* **WORK TASK**
The lines you return must be all those in the data that hold the string "constexpr".

* * * * * * *

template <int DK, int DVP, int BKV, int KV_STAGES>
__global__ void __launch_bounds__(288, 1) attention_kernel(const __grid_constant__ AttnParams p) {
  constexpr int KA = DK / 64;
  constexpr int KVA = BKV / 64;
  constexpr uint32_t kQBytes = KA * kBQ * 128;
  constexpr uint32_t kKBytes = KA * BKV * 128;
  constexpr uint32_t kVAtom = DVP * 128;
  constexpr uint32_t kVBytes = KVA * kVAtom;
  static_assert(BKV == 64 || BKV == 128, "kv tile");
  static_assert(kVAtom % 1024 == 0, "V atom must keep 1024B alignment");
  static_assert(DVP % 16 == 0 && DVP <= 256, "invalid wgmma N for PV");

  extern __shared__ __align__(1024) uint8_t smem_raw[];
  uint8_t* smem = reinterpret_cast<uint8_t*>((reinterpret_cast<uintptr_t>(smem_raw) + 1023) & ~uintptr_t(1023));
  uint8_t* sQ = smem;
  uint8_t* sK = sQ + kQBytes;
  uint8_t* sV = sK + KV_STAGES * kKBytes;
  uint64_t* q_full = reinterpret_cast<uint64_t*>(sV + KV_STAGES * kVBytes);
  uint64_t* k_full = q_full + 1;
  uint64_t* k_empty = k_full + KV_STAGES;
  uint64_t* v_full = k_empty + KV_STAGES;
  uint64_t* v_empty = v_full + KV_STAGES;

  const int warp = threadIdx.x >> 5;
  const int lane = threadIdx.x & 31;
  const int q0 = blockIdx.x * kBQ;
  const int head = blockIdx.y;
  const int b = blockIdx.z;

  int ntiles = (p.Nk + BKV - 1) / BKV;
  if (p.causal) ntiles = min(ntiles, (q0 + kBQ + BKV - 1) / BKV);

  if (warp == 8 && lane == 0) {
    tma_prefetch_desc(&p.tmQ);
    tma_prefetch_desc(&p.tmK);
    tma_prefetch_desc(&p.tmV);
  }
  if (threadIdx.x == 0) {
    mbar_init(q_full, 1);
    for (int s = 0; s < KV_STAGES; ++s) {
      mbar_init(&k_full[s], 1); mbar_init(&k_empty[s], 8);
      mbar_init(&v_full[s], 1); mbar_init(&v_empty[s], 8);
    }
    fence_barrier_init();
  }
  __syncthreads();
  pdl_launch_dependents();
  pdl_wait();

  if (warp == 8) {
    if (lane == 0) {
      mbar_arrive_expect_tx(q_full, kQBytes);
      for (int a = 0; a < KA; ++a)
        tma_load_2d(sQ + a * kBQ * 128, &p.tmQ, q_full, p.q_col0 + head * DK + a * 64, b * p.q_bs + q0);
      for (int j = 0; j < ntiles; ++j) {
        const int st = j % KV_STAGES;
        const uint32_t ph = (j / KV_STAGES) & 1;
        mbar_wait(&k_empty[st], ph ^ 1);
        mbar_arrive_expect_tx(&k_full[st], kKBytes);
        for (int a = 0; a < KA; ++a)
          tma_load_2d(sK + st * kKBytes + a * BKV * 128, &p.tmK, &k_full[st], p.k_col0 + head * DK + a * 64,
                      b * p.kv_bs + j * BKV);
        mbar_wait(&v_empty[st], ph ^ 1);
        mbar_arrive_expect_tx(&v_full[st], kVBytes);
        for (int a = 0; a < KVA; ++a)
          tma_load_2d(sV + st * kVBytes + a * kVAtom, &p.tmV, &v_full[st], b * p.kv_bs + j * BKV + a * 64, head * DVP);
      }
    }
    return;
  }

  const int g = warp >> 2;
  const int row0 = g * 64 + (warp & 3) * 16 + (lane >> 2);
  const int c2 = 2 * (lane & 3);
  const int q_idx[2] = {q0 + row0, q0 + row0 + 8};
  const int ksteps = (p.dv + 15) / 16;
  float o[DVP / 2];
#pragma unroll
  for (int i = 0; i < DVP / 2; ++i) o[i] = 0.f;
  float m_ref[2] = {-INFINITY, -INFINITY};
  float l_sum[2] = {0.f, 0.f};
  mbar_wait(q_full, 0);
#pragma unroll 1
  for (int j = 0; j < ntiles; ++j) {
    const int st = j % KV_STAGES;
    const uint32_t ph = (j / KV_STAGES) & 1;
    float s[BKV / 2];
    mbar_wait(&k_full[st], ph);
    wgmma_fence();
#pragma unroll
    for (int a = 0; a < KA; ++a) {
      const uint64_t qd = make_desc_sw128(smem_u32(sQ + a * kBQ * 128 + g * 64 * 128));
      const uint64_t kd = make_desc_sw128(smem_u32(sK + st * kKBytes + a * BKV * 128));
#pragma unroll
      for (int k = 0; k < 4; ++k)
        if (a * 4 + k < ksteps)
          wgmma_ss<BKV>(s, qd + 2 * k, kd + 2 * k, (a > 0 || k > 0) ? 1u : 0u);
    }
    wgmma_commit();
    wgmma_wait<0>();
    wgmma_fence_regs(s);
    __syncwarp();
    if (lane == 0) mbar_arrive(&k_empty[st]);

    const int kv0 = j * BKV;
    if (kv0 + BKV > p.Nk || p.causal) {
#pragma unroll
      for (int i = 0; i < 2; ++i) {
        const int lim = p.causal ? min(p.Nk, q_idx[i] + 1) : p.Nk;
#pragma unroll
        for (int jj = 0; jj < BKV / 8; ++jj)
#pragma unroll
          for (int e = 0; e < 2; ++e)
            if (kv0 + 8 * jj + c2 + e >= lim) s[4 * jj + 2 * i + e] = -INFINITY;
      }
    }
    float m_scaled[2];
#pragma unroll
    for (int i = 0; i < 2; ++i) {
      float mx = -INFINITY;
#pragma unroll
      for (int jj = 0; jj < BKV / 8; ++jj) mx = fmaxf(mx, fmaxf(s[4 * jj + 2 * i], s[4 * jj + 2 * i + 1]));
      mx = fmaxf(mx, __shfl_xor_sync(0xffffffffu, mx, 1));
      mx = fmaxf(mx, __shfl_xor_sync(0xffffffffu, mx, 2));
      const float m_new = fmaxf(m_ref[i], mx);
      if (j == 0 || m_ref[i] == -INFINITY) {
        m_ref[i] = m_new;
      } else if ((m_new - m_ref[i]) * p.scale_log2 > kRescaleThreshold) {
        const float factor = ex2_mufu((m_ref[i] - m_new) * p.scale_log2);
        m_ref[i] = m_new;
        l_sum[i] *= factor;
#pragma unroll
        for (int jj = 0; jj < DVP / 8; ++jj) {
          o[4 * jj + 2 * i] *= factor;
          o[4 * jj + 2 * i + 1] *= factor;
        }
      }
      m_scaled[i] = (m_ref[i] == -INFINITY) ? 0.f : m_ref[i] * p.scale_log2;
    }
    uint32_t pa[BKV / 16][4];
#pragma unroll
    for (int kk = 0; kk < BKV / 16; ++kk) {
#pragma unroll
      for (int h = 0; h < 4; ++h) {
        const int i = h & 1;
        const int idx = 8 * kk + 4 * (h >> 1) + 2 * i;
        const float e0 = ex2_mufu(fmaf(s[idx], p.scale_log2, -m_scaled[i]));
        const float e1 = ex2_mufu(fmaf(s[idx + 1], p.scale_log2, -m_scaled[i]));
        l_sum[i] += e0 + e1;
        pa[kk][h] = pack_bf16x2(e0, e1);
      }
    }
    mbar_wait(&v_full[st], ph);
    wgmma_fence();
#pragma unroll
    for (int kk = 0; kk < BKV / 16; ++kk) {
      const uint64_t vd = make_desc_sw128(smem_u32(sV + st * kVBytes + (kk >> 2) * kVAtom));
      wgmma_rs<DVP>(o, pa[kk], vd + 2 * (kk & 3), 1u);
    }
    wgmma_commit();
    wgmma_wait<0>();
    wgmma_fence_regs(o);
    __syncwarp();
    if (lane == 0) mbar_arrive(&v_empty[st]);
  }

* * * * * * *

* **EXERCISE OUTPUT**
  constexpr int KA = DK / 64;
  constexpr int KVA = BKV / 64;
  constexpr uint32_t kQBytes = KA * kBQ * 128;
  constexpr uint32_t kKBytes = KA * BKV * 128;
  constexpr uint32_t kVAtom = DVP * 128;
  constexpr uint32_t kVBytes = KVA * kVAtom;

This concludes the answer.